Call it a hunch, but I think he might be a birder.
He seems to know where he’s heading, and doesn’t object to my tagging along, but neither of us is particularly inclined towards conversation. I maintain my aversion to the ‘Anything about?’ gambit, and in any case it wouldn’t be appropriate. We both know what’s about. There’s no need to declare an interest. It’s implicit from our very presence.
So there’s a nod of greeting, no more, and we make our way to the likely spot and wait for the nightjar to show its moth- like face.
We wait. And we wait. And we wait. Vladimir and Estragon, working our way through Act Two.
Dusk descends, taking away the details of the surrounding heath and wood by stealth. Before us is a broad expanse of bracken and gorse. Beyond, the dark woods, vaguely threatening. The air isn’t uncomfortably cold, but neither is it balmy, and I’m glad to have kept my coat on. Nightjar prefer to display on warm evenings, and I suspect early on that this endeavour is a busted flush.
I’m diverted by the appearance of a bird just above the treeline. It has a distinctive dumpy shape, a comparatively long bill, and its outline is stark against the dusky sky. It’s flying fast and straight, and in a second it’s gone.
Woodcock. Tick.
As it disappears, I hear the faintest sound, an impossibly distant high-pitched purr. Estragon hears it at the same time, and we look towards it, cupping our ears.
It’s not until you do this that you realise how effective an amplifier a cupped hand can be.

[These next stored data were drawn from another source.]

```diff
@@ -1716,8 +1723,11 @@
 
 static void merge_report(Folder& m) {
     if (getenv("HMSG_DEBUG_TIMING"))
-        fprintf(stderr, "[hmsg merge] index %.1f  pairs(host) %.1f  overlap %.1f  components+concat %.1f  dbscan %.1f  bookkeeping %.1f ms\n",
-                m.tphase[0], m.tphase[1], m.tphase[2], m.tphase[3], m.tphase[4], m.tphase[5]);
+        fprintf(stderr, "[hmsg merge] index %.1f  pairs(host) late (on the chain) %.1f  ahead (hidden) %.1f  overlap %.1f (pack fill %.1f)  components+concat %.1f  dbscan %.1f  bookkeeping %.1f ms\n",
+                m.tphase[0], m.tphase[1], m.t_ahead_hidden, m.tphase[2], m.t_ovpack, m.tphase[3], m.tphase[4], m.tphase[5]);
+    if (getenv("HMSG_DEBUG_TIMING") && m.plan_wanted)
+        fprintf(stderr, "[hmsg merge] pair lists: %.0f steps merged from an ahead and a late part, %.0f enumerated whole after the results\n",
+                m.plan.n_ahead_steps, m.plan.n_late_only_steps);
     if (m.want_stats) {
         const auto& t = m.st;
         const double S = std::max(1.0, t.steps);
@@ -1780,6 +1790,7 @@
         switch_points = getenv("HMSG_FOLD_INCREMENTAL") ? 0.0 : 1500000.0;
         if (const char* e = getenv("HMSG_FOLD_SWITCH")) switch_points = atof(e);
         if (const char* e = getenv("HMSG_FOLD_BIG_ACTIVE")) m.big_active = atoll(e);
+        m.plan_wanted = true;
     }
     void ingest(const double* src, long long npts, const long long* off, const std::vector<int>& nm, long long reserve) {
         if (m.pool.n == 0) {
@@ -1848,6 +1859,7 @@
         if (m.needs_collect()) {
             m.collect(G, frames, f);
             prebuilt_upto = f;
+            m.plan.drop_ahead();
         }
         if (f >= prebuilt_upto) {
             const size_t b = std::min(frames.size(), f + Merger::PREBUILD_WINDOW);
@@ -1856,6 +1868,7 @@
         }
         G.insert(G.end(), frames[f].begin(), frames[f].end());
         std::vector<Cloud>().swap(frames[f]);
+        m.next_masks = f + 1 < frames.size() ? &frames[f + 1] : nullptr;
         G = m.merge_3d_masks(std::move(G), c.init_overlap_thresh);
     }
     void finish() {
```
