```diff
@@ -308,30 +359,19 @@
         for (int n = 0; n < NOT; ++n) o[n][r] *= ar;
       }
     }
-#pragma unroll
-    for (int tt = 0; tt < 2; ++tt) {
-      const char* vrow = Vp + (n0 * 32 + l32) * VS + (16 * tt + 8 * kb) * 2;
-      half8a vh_n = *reinterpret_cast<const half8a*>(vrow), vl_n;
-      if (NS == 2) vl_n = *reinterpret_cast<const half8a*>(vrow + VPL);
-#pragma unroll
-      for (int n = 0; n < NOT; ++n) {
-        if (CS > 1 && n0 + n >= NCT) break;
-        const half8a vh = vh_n, vl = vl_n;
-        if (n + 1 < NOT && (CS == 1 || n0 + n + 1 < NCT)) {
-          vh_n = *reinterpret_cast<const half8a*>(vrow + (n + 1) * 32 * VS);
-          if (NS == 2) vl_n = *reinterpret_cast<const half8a*>(vrow + VPL + (n + 1) * 32 * VS);
-        }
-        if (NS == 2) {
-          o[n] = __builtin_amdgcn_mfma_f32_32x32x16_f16(pl[tt], vh, o[n], 0, 0, 0);
-          o[n] = __builtin_amdgcn_mfma_f32_32x32x16_f16(ph[tt], vl, o[n], 0, 0, 0);
-        }
-        o[n] = __builtin_amdgcn_mfma_f32_32x32x16_f16(ph[tt], vh, o[n], 0, 0, 0);
-        __builtin_amdgcn_sched_barrier(0);
+    att_static_for<0, NG>([&](auto gc) {
+      constexpr int g = decltype(gc)::value, tt = g / NOT, n = g % NOT;
+      if constexpr (g + 2 < NG) vfrag(std::integral_constant<int, g + 2>{});
+      if constexpr (NS == 2) {
+        o[n] = __builtin_amdgcn_mfma_f32_32x32x16_f16(pl[tt], vh[g % 3], o[n], 0, 0, 0);
+        o[n] = __builtin_amdgcn_mfma_f32_32x32x16_f16(ph[tt], vl[g % 3], o[n], 0, 0, 0);
       }
-    }
-  }
-
-  if (!wave_active) return;
+      o[n] = __builtin_amdgcn_mfma_f32_32x32x16_f16(ph[tt], vh[g % 3], o[n], 0, 0, 0);
+      stage_slot(std::integral_constant<int, KSTEPS + g>{}, sb, ga, gb);
+      __builtin_amdgcn_sched_barrier(0);
+    });
+  }
+
   const float l_tot = l_run + __shfl_xor(l_run, 32);
 #pragma unroll
   for (int r = 0; r < 16; ++r) {
@@ -350,7 +390,7 @@
 template <int NCT, int NS>
 static int launch_att16(const float* qkv, int ld, float* out, int B, int L, hipStream_t s) {
   constexpr int C = NCT * 32;
-  const size_t lds = (size_t)NS * (ATT_KT * (2 * C + 16) + C * 80);
+  const size_t lds = Att16Lds<NCT, NS>::BYTES;
   constexpr int CS = NCT >= 8 ? 2 : 1;
   auto kern = attention16_kernel<NCT, NS, CS>;
   static bool attr_set = false;
```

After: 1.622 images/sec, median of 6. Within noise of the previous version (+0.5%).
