# EricPedley/ORB_SLAM3_ROS2

Measured on AMD Instinct MI355X. Metric: frames/sec ORB extract+match @640×480; KF/sec LocalBA (50 KF, 2k pts), higher is better.
Workload: dtype u8; 1 GPU; C2: 640x480, 8-level pyramid, 1000 feat/frame, FAST 20/7, batch=1 per camera stream; ORBextractor::operator() + brute-force Hamming match to the camera's previous frame; step=one frame on each of 16 independent camera streams, parallelism=replicas x1 (no collective); 16 camera streams per GPU, batch 1 each, cameras=16

## Files before the change

orb_slam3_ros2_amd/csrc/extract.cpp:

```cpp
#include "extract.h"

#include <algorithm>
#include <cstdlib>
#include <cstring>
#include <map>
#include <memory>
#include <mutex>
#include <vector>

#include "devbuf.h"
#include "graph_cache.h"
#include "orbhip_kernels.h"
#include "stage.h"

#define HIPOK(x) ORBHIP_HIPOK(" extract", x)

namespace orbhip {
namespace {

struct Plan {
    HostPlan hp;
    DevBuf<ExtractPlan> d_plan;
    DevBuf<CellGeom> d_cells;
    DevBuf<int> d_xofs, d_xalpha, d_yofs, d_ybeta, d_disc, d_cone_tab, d_cone_hi_tab, d_bands, d_flow_dep;
// ... 9 lines not shown
};
std::mutex g_plan_m;
std::map<PlanKey, std::weak_ptr<Plan>>& plan_cache() {
    static auto* m = new std::map<PlanKey, std::weak_ptr<Plan>>();
    return *m;
}

int cone_hi_threads() {
    static const int t = std::getenv("ORBHIP_CONE_HI_THREADS") ? std::atoi(std::getenv("ORBHIP_CONE_HI_THREADS")) : 256;
    return (t == 512 || t == 1024) ? t : 256;
}

template <typename T>
hipError_t upload(DevBuf<T>& d, const std::vector<T>& v) {
    if (v.empty()) return hipSuccess;
    const hipError_t e = d.ensure(v.size());
    return e != hipSuccess ? e : hipMemcpy(d.p, v.data(), v.size() * sizeof(T), hipMemcpyHostToDevice);
}

int upload_plan(Plan& pl) {
    const HostPlan& hp = pl.hp;
    HIPOK(pl.d_plan.ensure(1));
    HIPOK(hipMemcpy(pl.d_plan.p, &hp.h, sizeof(ExtractPlan), hipMemcpyHostToDevice));
    HIPOK(upload(pl.d_cells, hp.cells));
    HIPOK(upload(pl.d_xofs, hp.xofs));
    HIPOK(upload(pl.d_xalpha, hp.xalpha));
    HIPOK(upload(pl.d_yofs, hp.yofs));
    HIPOK(upload(pl.d_ybeta, hp.ybeta));
    HIPOK(upload(pl.d_disc, hp.disc));
    HIPOK(upload(pl.d_otab, hp.otab));
    HIPOK(upload(pl.d_bands, hp.bands));
    HIPOK(upload(pl.d_flow_dep, hp.flow_dep));
    HIPOK(upload(pl.d_cone_hi, hp.cone_hi));
    HIPOK(upload(pl.d_cone_hi_tab, hp.cone_hi_tab));
    HIPOK(upload(pl.d_cone, hp.cone));
    HIPOK(upload(pl.d_cone_tab, hp.cone_tab));
    return ORBHIP_OK;
}

struct RunSwitches {
    int oct_fast, oct_max_dh;
    bool no_cone;
    bool cone_hi;
    bool pack;
    bool flow;
};
RunSwitches read_run_switches() {
    auto is1 = [](const char* name) {
        const char* e = std::getenv(name);
        return e && e[0] == '1';
    };
    const char* e_dh = std::getenv("ORBHIP_OCTREE_DH");
    RunSwitches s;
    s.oct_fast = is1("ORBHIP_OCTREE_SWEEP") ? 0 : 1;
    s.oct_max_dh = e_dh ? std::max(1, std::min(6, std::atoi(e_dh))) : 6;
    s.no_cone = std::getenv("ORBHIP_NO_CONE") != nullptr;
    s.cone_hi = is1("ORBHIP_CONE_HI");
    s.pack = is1("ORBHIP_CAND_PACK");
    s.flow = is1("ORBHIP_RZ_FLOW");
    return s;
}

}

struct ExtractWorkspace {
    int device = 0;
    const orbhip_orb_params* prm = nullptr;
    const OrbTables* tab = nullptr;
    StageTimer* timer = nullptr;
// ... 61 lines not shown
    HIPOK(ws->grow(ws->d_pyr, (size_t)B * P.pyr_bytes));
    HIPOK(ws->grow(ws->d_cand, (size_t)B * P.n_slots_total));
    HIPOK(ws->grow(ws->d_cprim, (size_t)B * P.n_cells_total * kCandPrim));
    HIPOK(ws->grow(ws->d_kscratch, (size_t)B * P.n_slots_total));
    HIPOK(ws->grow(ws->d_nscratch, (size_t)B * P.n_slots_total));
    HIPOK(ws->grow(ws->d_cand_cnt, (size_t)B * P.n_cells_total));
    HIPOK(ws->grow(ws->d_cand_off, (size_t)B * P.n_cells_total));
    HIPOK(ws->grow(ws->d_cand_fill, (size_t)B * kMaxLevels));
    if (pl->hp.flow_nbt) {
        const uint64_t was = ws->gen;
        HIPOK(ws->grow(ws->d_flow, kFlowCtl + (size_t)B * pl->hp.flow_nbt));
        if (ws->gen != was) HIPOK(hipMemset(ws->d_flow.p, 0, ws->d_flow.n * sizeof(int)));
    }
    HIPOK(ws->grow(ws->d_lvl_kp, (size_t)B * P.kp_slots_total));
    HIPOK(ws->grow(ws->d_lvl_cnt, (size_t)B * P.n_levels));
    HIPOK(ws->grow(ws->d_lvl_nlap, (size_t)B * P.n_levels));
    HIPOK(ws->grow(ws->d_err, 4));
    return ORBHIP_OK;
}
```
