# autonomousvision/sdfstudio

Hardware: NVIDIA H100
Metric: rays/sec at 4096 rays x 128 samples (higher is better)
Workload: dtype bf16x3 (fp32 accumulate)

## Files before the change

sdfstudio_b200/csrc/field_tc.h:

```cpp
#pragma once
#include "field_plan.h"

namespace sdfb200 {


constexpr int kEpiWarps = 8;
constexpr int kEpiThreads = kEpiWarps * 32;
constexpr int kTcThreads = kEpiThreads + 128;
constexpr int kEncThreads = 96;
constexpr int kEncItems0 = 288, kEncItems1 = 256, kEncItems2 = 224;
static_assert(kEncItems0 + kEncItems1 + kEncItems2 == 768, "the encoder warps' items cover the tile");
static_assert(kEncItems0 % 32 == 0 && kEncItems1 % 32 == 0, "a warp stages whole 32-row batches (colour_static_tile shuffles across them)");
__host__ __device__ constexpr int enc_item_begin(int w) { return w == 0 ? 0 : w == 1 ? kEncItems0 : w == 2 ? kEncItems0 + kEncItems1 : 768; }
constexpr int kConsumerRegs = 216;
constexpr int kProducerRegs = 72;
static_assert(2 * (kConsumerRegs - 168) <= 168 - kProducerRegs, "setmaxnreg.inc would wait for registers nobody frees");
constexpr int kStages = 5;
constexpr int kKB = 16;
constexpr int kMaxGridDim = 32;
constexpr int kMaxPe = 60;
constexpr int kPeRows = 64;
constexpr int kInK = 96;
constexpr float kHalfPiF = 1.5707963267948966f;
constexpr uint32_t kAPlane = 32 * 2048;
constexpr uint32_t kImgPlane = (kInK / 8) * 128 * 16;
__host__ __device__ constexpr uint32_t tc_stage_bytes(int planes) { return (uint32_t)planes * 256 * kKB * 2; }

enum { PRM_B_G0 = 0, PRM_B_G1, PRM_W_G2 , PRM_B_C0, PRM_B_C1, PRM_W_C2 , kPrmRows = PRM_W_C2 + 3 };
enum { HS_SDF = 0, HS_GRAD , HS_RGB = HS_GRAD + 3 , kHsRows = HS_RGB + 3 };
enum { GEOM_PX = 0, GEOM_PY, GEOM_PZ, GEOM_DX, GEOM_DY, GEOM_DZ, kGeomRows };

struct TcSmem { size_t a, ring, prm, hs, coldesc, hx, bytes; };
__host__ __device__ constexpr TcSmem tc_smem(int planes) {
  TcSmem s{};
  s.ring = s.a + (size_t)planes * kAPlane;
  s.prm = s.ring + (size_t)kStages * tc_stage_bytes(planes);
  s.hs = s.prm + kPrmRows * 256 * 4;
  s.coldesc = s.hs + 2 * kHsRows * 128 * 4;
  s.hx = s.coldesc + 96 * 16;
  s.bytes = s.hx + 128 * 8;
  return s;
}
constexpr size_t kSmemPerBlock = 232448;
constexpr size_t kStaticSmem = 1024;
static_assert(tc_smem(2).bytes + kStaticSmem <= kSmemPerBlock, "shared memory of k_field_tc at two planes");

constexpr size_t kFragWords = 64 * 256;
struct TcScratch { size_t sig, h2, slots, slot_bytes, geo, cs, jpe, jg, geom, ray, bytes; };
__host__ __device__ constexpr TcScratch tc_scratch(int planes) {
  TcScratch s{};
  s.h2 = s.sig + kFragWords * 4;
  s.slots = s.h2 + (size_t)planes * kAPlane;
  s.cs = s.geo + (size_t)planes * kImgPlane;
  s.jpe = s.cs + (size_t)planes * kImgPlane;
  s.jg = s.jpe + (size_t)kPeRows * 128 * 4;
  s.geom = s.jg + (size_t)kMaxGridDim * 3 * 128 * 4;
  s.ray = s.geom + (size_t)kGeomRows * 128 * 4;
  s.slot_bytes = s.ray + 128 * 8;
  s.bytes = s.slots + 2 * s.slot_bytes;
  return s;
}
__host__ __device__ constexpr size_t kScratchPerCta(int planes) { return tc_scratch(planes).bytes; }

__host__ __device__ constexpr int tc_layer_np(int L) { return L == L_B0 ? 128 : 256; }
__host__ __device__ constexpr int tc_layer_k(int L) { return L == L_G0 || L == L_C0MISC ? kInK : 256; }
__host__ __device__ constexpr int tc_layer_kblk(int L) { return kKB * 256 / tc_layer_np(L); }
__host__ __device__ constexpr int tc_layer_nkb(int L) { return tc_layer_k(L) / tc_layer_kblk(L); }
constexpr bool tc_blocks_fill_stages() {
  for (int L = 0; L < L_COUNT; ++L)
    if (tc_layer_np(L) * tc_layer_kblk(L) != 256 * kKB || tc_layer_kblk(L) % 16 != 0 || tc_layer_k(L) % tc_layer_kblk(L) != 0) return false;
  return true;
}
static_assert(tc_blocks_fill_stages(), "every streamed weight block must be one full ring stage of whole K steps");

struct TcLayer {
  unsigned long long w_off;
};

struct TcArgs {
  sdfb200_grid_t grid;
  TcLayer layer[L_COUNT];
  int use_grid, pe_degree, use_pe, contraction, pe_dim, grid_dim, app_dim, use_n_dot_v;
  int mode;
  int n_samples, has_bins, n_tiles;
  long long n_points;
  float rgb_padding, cos_anneal;
  const float *origins, *directions, *bins, *appearance, *variance, *beta, *beta_min;
  const void* table;
  const char* blob;
  unsigned long long b_g0, b_g1, b_g2, w_g2, b_c0, b_c1, w_c2, b_c2;
  char* scratch;
  sdfb200_field_out_t out;
  int render;
  sdfb200_field_render_t rnd;
};

int launch_field_tc_p2_torch(const TcArgs& a, int grid, size_t smem, cudaStream_t st);
int launch_field_tc_p2_tcnn(const TcArgs& a, int grid, size_t smem, cudaStream_t st);
int launch_field_tc_p1_torch(const TcArgs& a, int grid, size_t smem, cudaStream_t st);
int launch_field_tc_p1_tcnn(const TcArgs& a, int grid, size_t smem, cudaStream_t st);

}
```

sdfstudio_b200/csrc/field_tc_kernel.cuh:

```cuda
#pragma once
#include "field_tc.h"
#include "grid.cuh"
#include "tc_common.cuh"

namespace sdfb200 {
using namespace tc;

__device__ __forceinline__ void named_sync(int id, int n) { asm volatile("bar.sync %0, %1;" ::"r"(id), "r"(n) : "memory"); }
constexpr int kEncBar = 3;

__device__ __forceinline__ const float* point_bin(const TcArgs& a, int tile, int row, long long& ray) {
  const long long p0 = (long long)tile * 128;
  const long long ray0 = p0 / a.n_samples;
  const int s = (int)(p0 - ray0 * a.n_samples) + (int)(min(p0 + row, a.n_points - 1) - p0);
  ray = ray0 + s / a.n_samples;
  return a.bins + ray * (a.n_samples + 1) + s % a.n_samples;
}
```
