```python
def bind(lib):
    for name in EXPORTS:
        if not hasattr(lib, name):
            raise SsdeError("libssde_hip.so does not export %s" % name)
    lib.ssde_last_error.restype = C.c_char_p
    lib.ssde_program_run.argtypes = [C.POINTER(Op), C.c_int32, C.c_void_p]
    lib.ssde_program_run_timed.argtypes = [C.POINTER(Op), C.c_int32, C.c_void_p, C.POINTER(C.c_float)]
    lib.ssde_graph_capture.argtypes = [C.POINTER(Op), C.c_int32, C.c_void_p, C.POINTER(C.c_void_p)]
    lib.ssde_graph_launch.argtypes = [C.c_void_p, C.c_void_p]
    lib.ssde_graph_destroy.argtypes = [C.c_void_p]
    for _, _, typ, name in OPS:
        if name is not None:
            getattr(lib, name).argtypes = [C.POINTER(typ), C.c_void_p]
    lib.ssde_rk_combine.argtypes = [C.POINTER(RkCombineArgs), C.c_void_p]
    lib.ssde_rk_error_norm.argtypes = [C.POINTER(RkErrorArgs), C.c_void_p]
    lib.ssde_rk_combine_rows.argtypes = [C.POINTER(RkCombineRowsArgs), C.c_void_p]
    lib.ssde_rk_error_norm_rows.argtypes = [C.POINTER(RkErrorRowsArgs), C.c_void_p]
    lib.ssde_sample_update.argtypes = [C.POINTER(SampleUpdateArgs), C.c_void_p]
    lib.ssde_conv_lds_bytes.argtypes = [C.POINTER(ConvArgs)]
    lib.ssde_attention_route.argtypes = [C.POINTER(AttnArgs)]
    lib.ssde_conv_gn_slices.argtypes = [C.POINTER(ConvArgs)]
    lib.ssde_conv_ws_floats.argtypes = [C.POINTER(ConvArgs)]
    lib.ssde_conv_ws_floats.restype = C.c_int64
    lib.ssde_wgrad_scratch_floats.argtypes = [C.POINTER(WgradArgs)]
    lib.ssde_wgrad_scratch_floats.restype = C.c_int64
    lib.ssde_wgrad_wants_winograd4.argtypes = [C.POINTER(WgradArgs)]
    lib.ssde_gn_bwd_scratch_rows.argtypes = [C.POINTER(GnBwdReduceArgs)]
    if lib.ssde_abi_version() != ABI_VERSION:
        raise SsdeError("ABI mismatch: library %d, binding %d" % (lib.ssde_abi_version(), ABI_VERSION))
    if lib.ssde_sizeof_op() != C.sizeof(Op):
        raise SsdeError("struct layout mismatch: sizeof(ssde_op) library %d, ctypes %d" % (lib.ssde_sizeof_op(), C.sizeof(Op)))
    return lib


def load():
    global _lib
    if _lib is not None:
        return _lib
    if not os.path.exists(LIB_PATH):
        raise SsdeError(
            "libssde_hip.so not found at %s -- build it with `python -c 'import __graft_entry__ as g; g.build()'` "
            "(score_sde_pytorch_amd has no CPU/eager fallback)" % LIB_PATH)
    lib = bind(C.CDLL(LIB_PATH))
    _lib = lib
    return lib


def check(rc, what=""):
    if rc != 0:
        msg = load().ssde_last_error()
        raise SsdeError("%s failed (%d): %s" % (what or "libssde_hip call", rc, msg.decode() if msg else "?"))


def pointer_offsets(struct_cls, base=0):
    out = []
    for name, typ in struct_cls._fields_:
        off = base + getattr(struct_cls, name).offset
        if typ is C.c_void_p:
            out.append(off)
        elif isinstance(typ, type) and issubclass(typ, C.Structure):
            out.extend(pointer_offsets(typ, off))
        elif isinstance(typ, type) and issubclass(typ, C.Array) and issubclass(typ._type_, C.Structure):
            for i in range(typ._length_):
                out.extend(pointer_offsets(typ._type_, off + i * C.sizeof(typ._type_)))
    return out


_OP_PTRS = {}


def _op_pointer_offsets(kind):
    if kind not in _OP_PTRS:
        _OP_PTRS[kind] = pointer_offsets(ARGS[kind], Op.u.offset)
    return _OP_PTRS[kind]


def pointers_at(raw, offsets, base=0):
    for off in offsets:
        addr = int.from_bytes(raw[base + off:base + off + 8], "little")
        if addr:
            yield base + off, addr


def op_pointers(op):
    return pointers_at(bytes(op), _op_pointer_offsets(int(op.kind)))


def make_op(kind, args, flops_class=0):
    op = Op()
    op.kind = kind
    op.flops_class = flops_class
    setattr(op.u, _UNION_FIELD[kind], args)
    return op


def make(kind, **fields):
# ... 14 lines not shown
```

### score_sde_pytorch_amd/csrc/backward.hip

```cpp
#include "ssde_common.h"

namespace {

inline unsigned grid_for(size_t total, int block = 256, unsigned cap = 256 * 16) {
  size_t b = (total + block - 1) / block;
  if (b < 1) b = 1;
  return (unsigned)(b > cap ? cap : b);
}

__global__ __launch_bounds__(256) void colsum_kernel(const float* __restrict__ g, int g_ld, int g_off, int hw, int c,
                                                     float scale, float* __restrict__ out, int out_ld, int out_off) {
  SSDE_LDS(smem);
  float4* red = reinterpret_cast<float4*>(smem);
  const int n = blockIdx.z, slices = gridDim.y, slice = blockIdx.y;
  const int cl = blockIdx.x * 64 + (threadIdx.x & 63);
  const int pl = threadIdx.x >> 6;
  const int col = g_off + cl * 4;
  const int per_slice = (hw + slices - 1) / slices;
  const int p0 = slice * per_slice, p1 = min(hw, p0 + per_slice);
  float4 s = make_float4(0.f, 0.f, 0.f, 0.f);
  if (cl * 4 < c && col + 4 <= g_ld) {
    const float* base = g + (size_t)n * hw * g_ld + col;
    int px = p0 + pl;
    for (; px + 12 < p1; px += 16) {
// ... 743 lines not shown
}

extern "C" int ssde_sumsq_flat(const ssde_sumsq_flat_args* a, void* stream) {
  SSDE_REQUIRE(a && a->x && a->partial && a->out && a->numel > 0, "sumsq_flat: bad args (partial needs %d floats)", kSumsqBlocks);
  hipStream_t st = static_cast<hipStream_t>(stream);
  const int blocks = (int)grid_for((size_t)a->numel / 4, 256, kSumsqBlocks);
  hipLaunchKernelGGL(sumsq_partial_kernel, dim3(blocks), dim3(256), 64, st, a->x, (size_t)a->numel, a->partial);
  SSDE_LAUNCH_CHECK();
  hipLaunchKernelGGL(sumsq_final_kernel, dim3(1), dim3(256), 64, st, a->partial, blocks, a->out);
  SSDE_LAUNCH_CHECK();
  return SSDE_OK;
}

extern "C" int ssde_adam_clip_ema(const ssde_adam_args* a, void* stream) {
  SSDE_REQUIRE(a && a->p && a->g && a->m && a->v && a->hyper && a->numel > 0, "adam: bad args");
  hipLaunchKernelGGL(adam_kernel, dim3(grid_for((size_t)a->numel, 256, 256 * 32)), dim3(256), 0, static_cast<hipStream_t>(stream),
                     a->p, a->g, a->m, a->v, a->ema, (size_t)a->numel, a->hyper, a->gnorm_sq);
  SSDE_LAUNCH_CHECK();
  return SSDE_OK;
}

extern "C" int ssde_memset(const ssde_memset_args* a, void* stream) {
  SSDE_REQUIRE(a && a->dst && a->bytes >= 0, "memset: bad args");
  if (a->bytes == 0) return SSDE_OK;
  SSDE_HIP_CHECK(hipMemsetAsync(a->dst, a->value, (size_t)a->bytes, static_cast<hipStream_t>(stream)));
  return SSDE_OK;
}

extern "C" int ssde_axpy(const ssde_axpy_args* a, void* stream) {
  SSDE_REQUIRE(a && a->x && a->dst && a->numel > 0, "axpy: bad args");
  hipLaunchKernelGGL(axpy_kernel, dim3(grid_for((size_t)a->numel)), dim3(256), 0, static_cast<hipStream_t>(stream),
                     a->x, a->gate, a->dst, (size_t)a->numel, a->alpha, a->acc);
  SSDE_LAUNCH_CHECK();
  return SSDE_OK;
}

namespace {

__device__ __forceinline__ float pack_w3(const ssde_pack_desc& d, int co, int ci, int ky, int kx) {
  if (d.flags & 1) {
    if (ci >= d.cout || co >= d.cin) return 0.f;
    return d.src[((size_t)(ci * d.cin + co) * 3 + (2 - ky)) * 3 + (2 - kx)];
  }
  if (co >= d.cout || ci >= d.cin) return 0.f;
  return d.src[((size_t)(co * d.cin + ci) * 3 + ky) * 3 + kx];
}

__global__ __launch_bounds__(256) void pack_conv3_kernel(const ssde_pack_desc* __restrict__ table) {
  const ssde_pack_desc d = table[blockIdx.y];
  const int cpad = (d.cout_l + 63) / 64 * 64;
  for (size_t idx = (size_t)blockIdx.x * 256 + threadIdx.x; idx < (size_t)d.n; idx += (size_t)gridDim.x * 256) {
    const int e = (int)(idx & 7);
    const int co = (int)((idx >> 3) % cpad);
    const size_t r = (idx >> 3) / cpad;
    const int tap = (int)(r % 9), c8 = (int)(r / 9);
    d.dst[idx] = pack_w3(d, co, c8 * 8 + e, tap / 3, tap % 3);
  }
}
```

What was almost inaudible now becomes merely very faint indeed. And then, just as we get a handle on it, it dims and stops. I’m half inclined to walk towards it, but the chances of tracking it down are slim. With a shrug we settle back down to the wait, hoping the sound will set off another, closer one. Our efforts are hindered by the insistent trillings of at least two song thrushes.
The minutes pass, as they do. It becomes obvious our wait will be in vain. It’s a good time to remind myself that birding is never a waste of time. At the very least I’ve had a nice walk in attractive surroundings. It feels like scant consolation.
At about twenty to ten we unanimously decide to call it a night, although I do another lap before returning to the car, just in case the nightjar was waiting for Estragon to leave before making its appearance. The moon is up, veiled behind thin cloud. An invisible stonechat flits among the bracken. Tsip-clink, tsip- clink.
I linger for a minute in the car park, hoping against hope for a low-flying nightjar to come and surprise me. But there’s nothing except me and the emptiness of the forest, silent in the moonlight.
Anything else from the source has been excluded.